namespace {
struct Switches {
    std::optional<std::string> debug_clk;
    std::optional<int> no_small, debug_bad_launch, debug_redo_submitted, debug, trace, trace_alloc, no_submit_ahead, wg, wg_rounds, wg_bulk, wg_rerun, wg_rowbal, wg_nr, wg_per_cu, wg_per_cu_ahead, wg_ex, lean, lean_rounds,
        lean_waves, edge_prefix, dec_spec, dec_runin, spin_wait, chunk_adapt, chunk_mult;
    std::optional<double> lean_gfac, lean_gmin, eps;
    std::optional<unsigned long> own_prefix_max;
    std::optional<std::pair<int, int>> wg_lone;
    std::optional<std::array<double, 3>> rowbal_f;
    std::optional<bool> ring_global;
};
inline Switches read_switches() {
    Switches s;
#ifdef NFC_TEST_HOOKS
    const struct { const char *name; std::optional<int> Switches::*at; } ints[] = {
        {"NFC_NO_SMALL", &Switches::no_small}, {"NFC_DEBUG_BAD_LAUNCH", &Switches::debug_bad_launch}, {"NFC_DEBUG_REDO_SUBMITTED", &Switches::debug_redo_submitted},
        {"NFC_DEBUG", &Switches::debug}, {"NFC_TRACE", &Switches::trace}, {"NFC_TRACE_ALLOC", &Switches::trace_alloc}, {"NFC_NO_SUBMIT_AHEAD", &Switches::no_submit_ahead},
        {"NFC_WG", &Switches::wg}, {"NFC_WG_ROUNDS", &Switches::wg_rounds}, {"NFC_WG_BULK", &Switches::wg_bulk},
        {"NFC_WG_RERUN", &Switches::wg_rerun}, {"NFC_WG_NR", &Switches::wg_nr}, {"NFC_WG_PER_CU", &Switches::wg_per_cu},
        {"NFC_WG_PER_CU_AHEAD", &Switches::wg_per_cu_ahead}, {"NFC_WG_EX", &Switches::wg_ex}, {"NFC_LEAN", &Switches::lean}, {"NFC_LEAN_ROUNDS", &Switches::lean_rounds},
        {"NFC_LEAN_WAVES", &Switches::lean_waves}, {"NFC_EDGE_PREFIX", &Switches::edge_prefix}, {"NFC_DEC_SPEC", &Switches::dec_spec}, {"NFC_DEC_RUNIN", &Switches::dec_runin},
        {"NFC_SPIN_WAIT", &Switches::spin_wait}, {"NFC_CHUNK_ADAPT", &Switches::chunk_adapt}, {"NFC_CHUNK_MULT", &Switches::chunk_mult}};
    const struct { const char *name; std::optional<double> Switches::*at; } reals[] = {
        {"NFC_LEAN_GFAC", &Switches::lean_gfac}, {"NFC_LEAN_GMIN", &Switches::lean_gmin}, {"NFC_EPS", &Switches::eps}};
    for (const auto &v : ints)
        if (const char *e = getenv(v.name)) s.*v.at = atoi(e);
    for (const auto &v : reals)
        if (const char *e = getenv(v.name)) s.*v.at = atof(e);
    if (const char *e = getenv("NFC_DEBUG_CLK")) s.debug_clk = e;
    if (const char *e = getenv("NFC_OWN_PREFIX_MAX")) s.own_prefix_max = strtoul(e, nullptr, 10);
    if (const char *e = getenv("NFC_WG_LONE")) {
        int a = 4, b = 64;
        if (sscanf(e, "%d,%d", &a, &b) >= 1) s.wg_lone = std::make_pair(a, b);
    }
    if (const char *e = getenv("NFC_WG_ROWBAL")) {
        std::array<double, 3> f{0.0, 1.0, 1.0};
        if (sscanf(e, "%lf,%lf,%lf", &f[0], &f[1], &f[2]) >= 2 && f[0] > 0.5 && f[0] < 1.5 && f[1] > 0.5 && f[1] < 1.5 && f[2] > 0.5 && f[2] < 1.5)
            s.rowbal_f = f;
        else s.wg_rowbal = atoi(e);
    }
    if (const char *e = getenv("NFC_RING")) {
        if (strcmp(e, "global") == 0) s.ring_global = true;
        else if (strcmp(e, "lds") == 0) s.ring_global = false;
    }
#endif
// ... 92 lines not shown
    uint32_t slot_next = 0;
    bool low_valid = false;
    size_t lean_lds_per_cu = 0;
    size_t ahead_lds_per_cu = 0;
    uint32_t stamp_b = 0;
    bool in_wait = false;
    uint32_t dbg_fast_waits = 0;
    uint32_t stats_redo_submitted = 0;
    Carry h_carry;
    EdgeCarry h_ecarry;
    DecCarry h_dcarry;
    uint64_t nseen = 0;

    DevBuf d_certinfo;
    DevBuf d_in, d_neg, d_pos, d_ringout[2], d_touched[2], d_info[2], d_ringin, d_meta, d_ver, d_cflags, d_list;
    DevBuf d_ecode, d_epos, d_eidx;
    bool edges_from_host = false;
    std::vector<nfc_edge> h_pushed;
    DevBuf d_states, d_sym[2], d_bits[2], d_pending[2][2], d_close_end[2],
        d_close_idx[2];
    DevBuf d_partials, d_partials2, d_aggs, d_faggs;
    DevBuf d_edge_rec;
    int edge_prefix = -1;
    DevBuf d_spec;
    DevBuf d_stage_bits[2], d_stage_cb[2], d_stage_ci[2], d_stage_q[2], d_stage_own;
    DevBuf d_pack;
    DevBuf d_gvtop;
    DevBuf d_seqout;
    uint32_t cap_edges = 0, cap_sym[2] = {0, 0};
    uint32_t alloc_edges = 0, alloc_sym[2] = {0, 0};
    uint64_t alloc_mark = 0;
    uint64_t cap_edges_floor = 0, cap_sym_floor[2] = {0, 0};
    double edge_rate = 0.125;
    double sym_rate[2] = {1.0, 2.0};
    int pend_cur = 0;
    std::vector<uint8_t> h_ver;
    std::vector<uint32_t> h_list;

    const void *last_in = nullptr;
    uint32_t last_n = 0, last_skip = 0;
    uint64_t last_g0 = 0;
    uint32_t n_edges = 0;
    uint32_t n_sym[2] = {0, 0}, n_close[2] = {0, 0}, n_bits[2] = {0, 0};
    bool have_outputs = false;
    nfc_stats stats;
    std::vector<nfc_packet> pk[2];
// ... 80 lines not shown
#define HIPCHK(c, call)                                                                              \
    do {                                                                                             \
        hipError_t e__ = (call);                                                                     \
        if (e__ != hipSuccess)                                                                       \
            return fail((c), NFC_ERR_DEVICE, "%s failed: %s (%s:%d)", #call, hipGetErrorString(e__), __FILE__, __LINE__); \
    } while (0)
# # # # #
Report every line from the listing above where the string "const" can be found.

    const struct { const char *name; std::optional<int> Switches::*at; } ints[] = {
    const struct { const char *name; std::optional<double> Switches::*at; } reals[] = {
    for (const auto &v : ints)
        if (const char *e = getenv(v.name)) s.*v.at = atoi(e);
    for (const auto &v : reals)
        if (const char *e = getenv(v.name)) s.*v.at = atof(e);
    if (const char *e = getenv("NFC_DEBUG_CLK")) s.debug_clk = e;
    if (const char *e = getenv("NFC_OWN_PREFIX_MAX")) s.own_prefix_max = strtoul(e, nullptr, 10);
    if (const char *e = getenv("NFC_WG_LONE")) {
    if (const char *e = getenv("NFC_WG_ROWBAL")) {
    if (const char *e = getenv("NFC_RING")) {
    const void *last_in = nullptr;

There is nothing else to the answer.